Records
__global__ __launch_bounds__(WAVE) __attribute__((amdgpu_waves_per_eu(7, 7))) void seed_cand(SeedArrays AF, SeedArrays AB, const mhip_offset_t* __restrict__ ref_offs, const uint32_t* __restrict__ ref_blk, int ref_nreads,
                                                  int ref_start_id, const mhip_offset_t* __restrict__ roffs, ReadSel sel, int ib,
                                                  int reads_start_id, mhip_params P, mhip_candidate* __restrict__ out,
                                                  int32_t* __restrict__ out_counts, unsigned long long* __restrict__ counters) {
    extern __shared__ __attribute__((aligned(16))) int smem[];
    const int lane = lane_id();
    const int r = blockIdx.x;
    const bool big = P.maxc > MAXC_LDS;
    int* clist = big ? (int*)(out + (size_t)r * P.maxc) : smem;
    CandLds* T = (CandLds*)(smem + (big ? 0 : P.maxc * 12));
    auto cl_ld = [&](int i) -> int { return big ? __hip_atomic_load(clist + i, __ATOMIC_RELAXED, __HIP_MEMORY_SCOPE_AGENT) : clist[i]; };
    auto cl_st = [&](int i, int v) { if (big) __hip_atomic_store(clist + i, v, __ATOMIC_RELAXED, __HIP_MEMORY_SCOPE_AGENT); else clist[i] = v; };
    const int rid = sel_rid(sel, ib + r);
    const int read_id = rid + reads_start_id;
    const int read_size = roffs[rid].size;
    const int MAXC = P.maxc;
    const double cutoff = P.ddfs_cutoff;
    int ncand = 0;

    for (int strand = 0; strand < 2; ++strand) {
        const int s = 2 * r + strand;
        const SeedArrays& A = AF.fused[s] ? AF : AB;
        const uint64_t hb = A.hit_base[s];
        const int nseg = (int)A.nseg[s];
        const int ng = (int)A.ngated[s];
        if (A.strand_hits[s] == 0) continue;
        uint32_t* ent = A.ent + hb;
        uint32_t* fin = A.ent_fin + hb;
        const uint32_t* seg_id = A.seg_id + hb;
        const uint32_t* seg_start = A.seg_start + hb;
        int32_t* seg_score = A.seg_score + hb;
        const uint32_t* gated = A.gated + hb;
#define SEG_LIST(g) (((seg_score[g] & OVF_FLAG) ? fin : ent) + seg_start[g])
#define SEG_SCORE(g) (seg_score[g] & ~OVF_FLAG)
#define SET_SCORE(g, v) seg_score[g] = (seg_score[g] & OVF_FLAG) | (v)

        int g_n = 0, seg_n = 0, segm1_n = -1;
        uint32_t st_n = 0, stm1_n = 0;
        auto prefetch = [&](int gi) {
            g_n = (int)gated[gi];
            seg_n = (int)seg_id[g_n];
            st_n = seg_start[g_n];
            segm1_n = g_n > 0 ? (int)seg_id[g_n - 1] : -1;
            stm1_n = g_n > 0 ? seg_start[g_n - 1] : 0u;
        };
        if (ng > 0) prefetch(0);
        for (int gi = 0; gi < ng; ++gi) {
            const int g = g_n, seg = seg_n, segm1 = segm1_n;
            const uint32_t st_g = st_n, st_gm1 = stm1_n;
            if (gi + 1 < ng) prefetch(gi + 1);
#ifdef CAND_STATS
            if (lane == 0) atomicAdd(&counters[9], 1ull);
#endif
            const int raw_g = seg_score[g];
            int s_k = raw_g & ~OVF_FLAG;
            if (s_k == 0) continue;
#ifdef CAND_STATS
            if (lane == 0) atomicAdd(&counters[10], 1ull);
#endif
            int start_loc = seg * ZV;
            int loc = 0, raw_gm1 = 0;
            const bool has_left = seg > 0 && g > 0 && segm1 == seg - 1;
            if (has_left) { raw_gm1 = seg_score[g - 1]; loc = raw_gm1 & ~OVF_FLAG; }
            if (loc > 0) start_loc = (seg - 1) * ZV;
            const int n1 = loc > 0 ? min(loc, SM) : 0, n2 = min(s_k, SM);
            const int k = n1 + n2;
            const uint32_t* list_g = ((raw_g & OVF_FLAG) ? fin : ent) + st_g;
            const uint32_t* list_gm1 = ((raw_gm1 & OVF_FLAG) ? fin : ent) + st_gm1;
            __syncthreads();
            for (int i = lane; i < k; i += 64) {
                uint32_t e = i < n1 ? list_gm1[i] : list_g[i - n1];
                T->t_loc[i] = ent_loc(e) + ((i >= n1 && loc > 0) ? ZV : 0);
                T->t_seed[i] = ent_seed(e);
            }
            __syncthreads();
            const int i0 = lane, i1 = lane + 64;
            const int l0 = i0 < k ? T->t_loc[i0] : 0, d0 = i0 < k ? T->t_seed[i0] : 0;
            const int l1 = i1 < k ? T->t_loc[i1] : 0, d1 = i1 < k ? T->t_seed[i1] : 0;
            int temp0 = d0, temp1 = d1, sc0 = 0, sc1 = 0;
            const int k0 = min(k, 64);
            int in0 = 0, in1 = 0;
            auto vote_loops = [&](auto ddf) {
                for (int j = 1; j < k0; ++j) {
                    const int lj = __builtin_amdgcn_readlane(l0, j), dj = __builtin_amdgcn_readlane(d0, j);
                    const int ds = dj - d0, dl = lj - l0;
                    const bool v0 = (i0 < j) & (temp0 != dj) & (ds > 0) & (dl > 0) & (dl < read_size) & ddf(dl, ds);
                    sc0 += v0 ? 1 : 0;
                    temp0 = v0 ? dj : temp0;
                    in0 = write_lane(__popcll(__builtin_amdgcn_ballot_w64(v0)), j, in0);
                }
                for (int j = 64; j < k; ++j) {
                    const int lj = __builtin_amdgcn_readlane(l1, j - 64), dj = __builtin_amdgcn_readlane(d1, j - 64);
                    const int ds0 = dj - d0, dl0 = lj - l0, ds1 = dj - d1, dl1 = lj - l1;
                    const bool v0 = (temp0 != dj) & (ds0 > 0) & (dl0 > 0) & (dl0 < read_size) & ddf(dl0, ds0);
                    const bool v1 = (i1 < j) & (temp1 != dj) & (ds1 > 0) & (dl1 > 0) & (dl1 < read_size) & ddf(dl1, ds1);
                    sc0 += v0 ? 1 : 0;
                    temp0 = v0 ? dj : temp0;
                    sc1 += v1 ? 1 : 0;
                    temp1 = v1 ? dj : temp1;
                    in1 = write_lane(__popcll(__builtin_amdgcn_ballot_w64(v0)) + __popcll(__builtin_amdgcn_ballot_w64(v1)), j - 64, in1);
                }
            };
            if (cutoff == 0.25) vote_loops([](int dloc, int dseed) { return ddf_find_quarter(dloc, dseed); });
            else vote_loops([&](int dloc, int dseed) { return (dloc > 0) & (dseed > 0) & ddf_find(dloc, dseed, cutoff); });
            sc0 += in0;
            sc1 += in1;
            int mv = max(i0 < k ? sc0 : -1, i1 < k ? sc1 : -1);
            for (int o = 32; o > 0; o >>= 1) mv = max(mv, __shfl_xor(mv, o));
            const int maxval = mv;
#ifdef CAND_STATS
            if (lane == 0 && maxval < 5) atomicAdd(&counters[11], 1ull);
            if (lane == 0) atomicAdd(&counters[12], (unsigned long long)k);
#endif
            if (maxval < 5) continue;
            const uint64_t eq0 = __ballot(i0 < k && sc0 == maxval), eq1 = __ballot(i1 < k && sc1 == maxval);
            const int maxi = eq0 ? __ffsll((unsigned long long)eq0) - 1 : 64 + __ffsll((unsigned long long)eq1) - 1;
            const int rep = __popcll(eq0) + __popcll(eq1) - 1;
            int rep_loc;
            if (rep == maxval) {
                rep_loc = maxi;
            } else {
                const int lm = T->t_loc[maxi], dm = T->t_seed[maxi];
                bool q0 = false, q1 = false;
                if (i0 < k) {
                    if (i0 < maxi) q0 = dm - d0 > 0 && lm - l0 > 0 && lm - l0 < read_size && ddf_find(lm - l0, dm - d0, cutoff);
                    else if (i0 == maxi) q0 = true;
                    else q0 = d0 - dm > 0 && l0 - lm > 0 && l0 - lm <= read_size && ddf_find(l0 - lm, d0 - dm, cutoff);
                }
                if (i1 < k) {
                    if (i1 < maxi) q1 = dm - d1 > 0 && lm - l1 > 0 && lm - l1 < read_size && ddf_find(lm - l1, dm - d1, cutoff);
                    else if (i1 == maxi) q1 = true;
                    else q1 = d1 - dm > 0 && l1 - lm > 0 && l1 - lm <= read_size && ddf_find(l1 - lm, d1 - dm, cutoff);
                }
                const uint64_t s0m = __ballot(q0), s1m = __ballot(q1);
                const uint64_t z0 = __ballot(q0 && l0 != 0), z1 = __ballot(q1 && l1 != 0);
                if (z0) rep_loc = __ffsll((unsigned long long)z0) - 1;
                else if (z1) rep_loc = 64 + __ffsll((unsigned long long)z1) - 1;
                else if (s1m) rep_loc = 64 + (63 - __clzll((unsigned long long)s1m));
                else rep_loc = 63 - __clzll((unsigned long long)s0m);
            }
            const int vote = rep_loc < 64 ? __shfl(sc0, rep_loc) : __shfl(sc1, rep_loc - 64);
            if (vote < 2 * P.min_kmer_match + 2) continue;
            const int loc_seed = T->t_seed[rep_loc];
            const int loc_list = start_loc + T->t_loc[rep_loc];
            int sid = read_id_lookup(ref_offs, ref_nreads, ref_blk, loc_list);
            const int sstart = ref_offs[sid].offset, ssize = ref_offs[sid].size;
            const int send = sstart + ssize + 1;
            sid += ref_start_id;
            if (sid > read_id) continue;
            if (sid == read_id) {
                int u_k = sstart / ZV;
                int gg = seg_find(seg_id, nseg, (uint32_t)u_k);
                if (gg >= 0) {
                    const int lim = sstart % ZV, cnt = min(SEG_SCORE(gg), SM);
                    uint32_t* L = SEG_LIST(gg);
                    uint32_t e = lane < cnt ? L[lane] : 0;
                    bool keep = lane < cnt && ent_loc(e) < lim;
                    uint64_t km = __ballot(keep);
                    int dstp = __popcll(km & ((1ull << lane) - 1ull));
                    __syncthreads();
                    if (keep) L[dstp] = (L[dstp] & 0xFFFFu) | (e & 0xFFFF0000u);
                    __syncthreads();
                    if (lane == 0) SET_SCORE(gg, __popcll(km));
                }
                ++u_k;
                const int kend = send / ZV;
                {
                    int lo = 0, hi = nseg;
                    while (lo < hi) { int mid = (lo + hi) >> 1; if ((int)seg_id[mid] < u_k) lo = mid + 1; else hi = mid; }
                    for (int x = lo + lane; x < nseg && (int)seg_id[x] < kend; x += 64) SET_SCORE(x, 0);
                }
                const int tail_seg = max(u_k, kend);
                gg = seg_find(seg_id, nseg, (uint32_t)tail_seg);
                __syncthreads();
                if (gg >= 0) {
                    const int lim = send % ZV, cnt = min(SEG_SCORE(gg), SM);
                    uint32_t* L = SEG_LIST(gg);
                    uint32_t e = lane < cnt ? L[lane] : 0;
                    bool keep = lane < cnt && ent_loc(e) > lim;
                    uint64_t km = __ballot(keep);
                    int dstp = __popcll(km & ((1ull << lane) - 1ull));
                    __syncthreads();
                    if (keep) L[dstp] = (L[dstp] & 0xFFFFu) | (e & 0xFFFF0000u);
                    __syncthreads();
                    if (lane == 0) SET_SCORE(gg, __popcll(km));
                }
                __syncthreads();
                continue;
            }
            const int loc2 = (loc_seed - 1) * BC;
            const int left1 = loc_list - sstart + MHIP_KMER_SIZE - 1, right1 = send - loc_list;
            const int left2 = loc2 + MHIP_KMER_SIZE - 1, right2 = read_size - loc2;
            const int num1 = left1 > left2 ? left2 : left1, num2 = right1 > right2 ? right2 : right1;
            if (num1 + num2 < P.min_kmer_dist) continue;
            int seedcount = 0;
            {
                int nlb = (num1 + ZV - 1) / ZV;
                const int lowest = max(0, seg - nlb);
                for (int x = g - 1; x >= 0 && (int)seg_id[x] >= lowest; --x) {
                    const int sc = SEG_SCORE(x);
                    if (sc <= 0) continue;
                    const int sl = (int)seg_id[x] * ZV, scnt = min(sc, SM);
                    bool ok = false;
                    if (lane < scnt) {
                        uint32_t e = SEG_LIST(x)[lane];
                        ok = fabs((double)(loc_list - sl - ent_loc(e)) / ((double)((loc_seed - ent_seed(e)) * BC) * 1.0) - 1.0) < cutoff;
                    }
                    const int agree = __popcll(__ballot(ok));
                    seedcount += agree;
                    if (agree * 1.0 / scnt > 0.4) { if (lane == 0) SET_SCORE(x, 0); }
                    __syncthreads();
                }
                int nrb = (num2 + ZV - 1) / ZV;
                const int highest = seg + nrb;
                for (int x = g + 1; x < nseg && (int)seg_id[x] <= highest; ++x) {
                    const int sc = SEG_SCORE(x);
                    if (sc <= 0) continue;
                    const int sl = (int)seg_id[x] * ZV, scnt = min(sc, SM);
                    bool ok = false;
                    if (lane < scnt) {
                        uint32_t e = SEG_LIST(x)[lane];
                        ok = fabs((double)(sl + ent_loc(e) - loc_list) / ((double)((ent_seed(e) - loc_seed) * BC) * 1.0) - 1.0) < cutoff;
                    }
                    const int agree = __popcll(__ballot(ok));
                    seedcount += agree;
                    if (agree * 1.0 / scnt > 0.4) { if (lane == 0) SET_SCORE(x, 0); }
                    __syncthreads();
                }
            }
            const int cscore = vote + seedcount;
            int ge = 0;
            for (int i = lane; i < ncand; i += 64) ge += cl_ld(i * 12 + 6) >= cscore ? 1 : 0;
            for (int o = 32; o > 0; o >>= 1) ge += __shfl_xor(ge, o);
            const int pos = ge;
            const int last_src = (ncand < MAXC) ? ncand - 1 : ncand - 2;
            __syncthreads();
            for (int top = last_src; top >= pos; top -= 64) {
                const int i = top - lane;
                int v[12];
                if (i >= pos) {
#pragma unroll
                    for (int q = 0; q < 12; ++q) v[q] = cl_ld(i * 12 + q);
                }
                __syncthreads();
                if (i >= pos) {
#pragma unroll
                    for (int q = 0; q < 12; ++q) cl_st((i + 1) * 12 + q, v[q]);
                }
                __syncthreads();
            }
            if (pos < MAXC && lane == 0) {
                const int cv[12] = {loc_list - sstart, loc2, left1, left2, right1, right2, cscore, num1, num2, sid, sstart, strand};
#pragma unroll
                for (int q = 0; q < 12; ++q) cl_st(pos * 12 + q, cv[q]);
            }
            if (ncand < MAXC) ++ncand;
            __syncthreads();
        }
#undef SEG_LIST
#undef SEG_SCORE
#undef SET_SCORE
    }
    __syncthreads();
    int* o = (int*)(out + (size_t)r * MAXC);
    if (!big)
        for (int i = lane; i < ncand * 12; i += 64) o[i] = clist[i];
    if (lane == 0) {
        out_counts[r] = ncand;
        atomicAdd(&counters[2], (unsigned long long)ncand);
    }
}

What you are asked to do
Retype, exactly and with nothing added, the lines of the material above from the first through the one that contains "CandLds* T = (CandLds*)(smem".

Result of the task
__global__ __launch_bounds__(WAVE) __attribute__((amdgpu_waves_per_eu(7, 7))) void seed_cand(SeedArrays AF, SeedArrays AB, const mhip_offset_t* __restrict__ ref_offs, const uint32_t* __restrict__ ref_blk, int ref_nreads,
                                                  int ref_start_id, const mhip_offset_t* __restrict__ roffs, ReadSel sel, int ib,
                                                  int reads_start_id, mhip_params P, mhip_candidate* __restrict__ out,
                                                  int32_t* __restrict__ out_counts, unsigned long long* __restrict__ counters) {
    extern __shared__ __attribute__((aligned(16))) int smem[];
    const int lane = lane_id();
    const int r = blockIdx.x;
    const bool big = P.maxc > MAXC_LDS;
    int* clist = big ? (int*)(out + (size_t)r * P.maxc) : smem;
    CandLds* T = (CandLds*)(smem + (big ? 0 : P.maxc * 12));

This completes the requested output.